L'esempio che hai fatto mi è capitato sia in un ruolo (chi va a cena)  sia nell'altro (chi resta a casa) ma rientrerebbe nei parametri della  logistica (passa di qui, non posso prendermi un giorno di ferie per  passare la giornata con quella persona e normalmente non la vedo mai).

E il compagno/la compagna dovrebbe essere comunque sempre al corrente, IMO.


----------



## Brunetta (31 Ottobre 2016)

trilobita ha detto:


> Se vivi sul pianeta terra,non puoi fare nulla"Al netto di tutto".Personalmente,se una donna impegnata,mi dice che gli piace la mia compagnia,le piace come scrivo,mi apprezza come persona e mi propone un incontro a cena tete a tete,o del tempo da dedicarci solo a noi due per conoscerci,mi imbarazzerei e declinerei decisamente....
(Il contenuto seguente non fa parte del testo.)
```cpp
void Run::make_contexts()
{
    batch_text = streaming ? std::min<uint64_t>(256ull << 20, chunk_bytes)
                                    : std::min<uint64_t>(256ull << 20, std::max<uint64_t>(text_size / 8 + 4096, 1 << 16));
    if (const char* e = knob("TGSF_BATCH_BYTES")) { const long long v = atoll(e); if (v > 0) batch_text = (uint64_t)v; }
    batch_reads = 1u << 16;
    {
        uint64_t per_read = 0, cols = 0, words = 1;
        for (const std::string& a : adapters) {
            const int Q = (int)a.size();
            const int kmax = std::max(0, std::min(Q - 1, std::max(Q - o.end_match_len + 1, Q - o.mid_match_len + 1)));
            cols = std::max<uint64_t>(cols, (uint64_t)(Q + kmax + 2));
            words = std::max<uint64_t>(words, Q > 256 ? (uint64_t)(Q + 63) / 64 : Q > 128 ? 4 : Q > 64 ? 2 : 1);
        }
        per_read = cols * 2 * words * 8;
        if (words > 4) per_read = std::min<uint64_t>(per_read, (1ull << 20) + 16 * words) + 32 * words + 512;
        per_read *= 3 * std::max<size_t>(adapters.size(), 1);
        if (per_read) batch_reads = (uint32_t)std::min<uint64_t>(batch_reads, std::max<uint64_t>(256, (4ull << 30) / per_read));
    }
    fastq_out = o.out_type == 1;
    run_filter_pass = o.filter || o.only_qc;
    {
        const bool may_map = plain_file_out() && !o.only_qc && !o.downsample && run_filter_pass;
        if (may_map && !mapped.is_open()) mapped.open(out_path, streaming ? std::max<uint64_t>(64ull << 30, 64ull * in.size())
                                                                      : 4 * (uint64_t)text_size + (1ull << 30));
        Options oo = o;
        oo.out_file = out_path;
        if (!o.only_qc && !mapped.is_open() && !out.open(oo)) leave(1);
    }
    api = &lib();
    const Api& L = *api;
    lib_times(t_load, t_dev);
    t_libwait = now_s() - t_start - t_prepass;
    if (sharded) {
        const char* ex = getenv("TGSF_SHARD_EXCHANGE");
        if (shard_may_use_rccl) R = rccl_lib();
        char bus[64] = {0};
        int node = -1;
        if (L.device_location(o.device, bus, (int)sizeof bus, &node) != TGSF_OK) snprintf(bus, sizeof bus, "device%d", o.device);
        BlobOut mine;
        mine.str(bus);
        mine.pod<int>(R ? 1 : 0);
        const std::vector<std::string> all = link.gather(mine.s);
        std::string verdict(2, '0');
        if (link.rank == 0) {
            std::vector<std::string> seen;
            bool ok = R != nullptr, own = true;
            for (const std::string& a : all) {
                BlobIn in2(a);
                std::string b2; int have = 0;
                in2.str(b2); in2.pod(have);
                own = own && std::find(seen.begin(), seen.end(), b2) == seen.end();
                ok = ok && have;
                seen.push_back(b2);
            }
            ok = ok && own;
            verdict[0] = own ? '1' : '0';
            if (ok) {
                char id[TGSF_RCCL_ID_BYTES];
                if (R->unique_id(id) == TGSF_OK) { verdict[1] = '1'; verdict.append(id, sizeof id); }
                else if (ex && !strcmp(ex, "rccl")) die(std::string("TGSF_SHARD_EXCHANGE=rccl: ") + R->last_error());
            } else if (ex && !strcmp(ex, "rccl")) die("TGSF_SHARD_EXCHANGE=rccl: ranks share a GPU, or libtgsf_rccl.so does not load on every rank");
        }
        link.bcast(verdict);
        ranks_own_gpus = verdict.size() >= 2 && verdict[0] == '1';
        use_rccl = verdict.size() == 2 + TGSF_RCCL_ID_BYTES && verdict[1] == '1';
        if (use_rccl)
            rccl_up = std::thread([R = R, up = rccl_state, verdict, device = o.device, rank = link.rank, world = link.world] {
                if (const char* e = knob("TGSF_RCCL_STALL_S")) usleep((useconds_t)(atof(e) * 1e6));
                up->rc = R->comm_init(device, verdict.data() + 2, rank, world, &up->comm);
                if (up->rc != TGSF_OK) up->err = R->last_error();
                up->done.store(1, std::memory_order_release);
            });
    }
    memset(&p, 0, sizeof p);
    p.struct_size = sizeof p;
    p.min_len = o.min_len; p.max_len = o.max_len; p.min_q = o.min_q < 0 ? 0.f : o.min_q; p.max_q = o.max_q;
    p.bc_len = o.bc_len; p.head_trim = o.head_trim < 0 ? 0 : o.head_trim; p.tail_trim = o.tail_trim < 0 ? 0 : o.tail_trim;
    p.end_len = o.end_len; p.end_match_len = o.end_match_len; p.mid_match_len = o.mid_match_len; p.extra_len = o.extra_len;
    p.end_sim = o.end_sim; p.mid_sim = o.mid_sim; p.discard = o.discard; p.filter = o.filter; p.only_qc = o.only_qc;
    p.min_repeat = o.min_repeat; p.kmer = o.kmer; p.qtype = pp.qtype ? pp.qtype : 33;
    p.no_qual = fasta_in ? 1 : 0;
    if (adapters.size() > TGSF_MAX_ADAPTERS) die("more than " + std::to_string(TGSF_MAX_ADAPTERS) + " adapter sequences");
    p.n_adapters = (int)adapters.size();
    for (size_t a = 0; a < adapters.size(); a++) { p.adapters[a] = adapters[a].data(); p.adapter_len[a] = (int)adapters[a].size(); }
    p.max_batch_reads = batch_reads;
    if (streaming) p.max_read_len = 1u << 26;
    else if (sharded) {
        if (in.size() <= (1ull << 30)) { records_p->wait_complete(); p.max_read_len = (uint32_t)std::max<uint64_t>(link.max_u64(records_p->longest()), 1024); }
        else p.max_read_len = (uint32_t)std::min<uint64_t>(std::max<uint64_t>(in.size() / 2, 1024), 1u << 26);
    }
    else if (records_p->complete()) p.max_read_len = std::max<uint32_t>(records_p->longest(), 1024);
    else p.max_read_len = (uint32_t)std::min<uint64_t>(std::max<uint64_t>(in.size() / 2, 1024), 1u << 26);
    p.max_batch_bases = std::max<uint64_t>(batch_text, 2ull * p.max_read_len + (1u << 16)) + (1 << 20);
    int per_dev = (streaming || text_size > (64u << 20)) ? 3 : 1;
    if (const char* e = getenv("TGSF_CTX_PER_DEVICE")) { const int v = atoi(e); if (v >= 1 && v <= 8) per_dev = v; }
    for (int d : o.devices) for (int k = 0; k < per_dev; k++) ctx_dev.push_back(d);
    ctxs.assign(ctx_dev.size(), nullptr);
    t_p0 = now_s();
}

}
```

Invece tra utenti è capitato senza altri fini e senza conseguenze. È anche accaduto il contrario. Ognuno agisce per come è.


----------



## Nocciola (31 Ottobre 2016)

trilobita ha detto:


> Se vivi sul pianeta terra,non puoi fare nulla"Al netto di tutto".Personalmente,se una donna impegnata,mi dice che gli piace la mia compagnia,le piace come scrivo,mi apprezza come persona e mi propone un incontro a cena tete a tete,o del tempo da dedicarci solo a noi due per conoscerci,mi imbarazzerei e declinerei decisamente....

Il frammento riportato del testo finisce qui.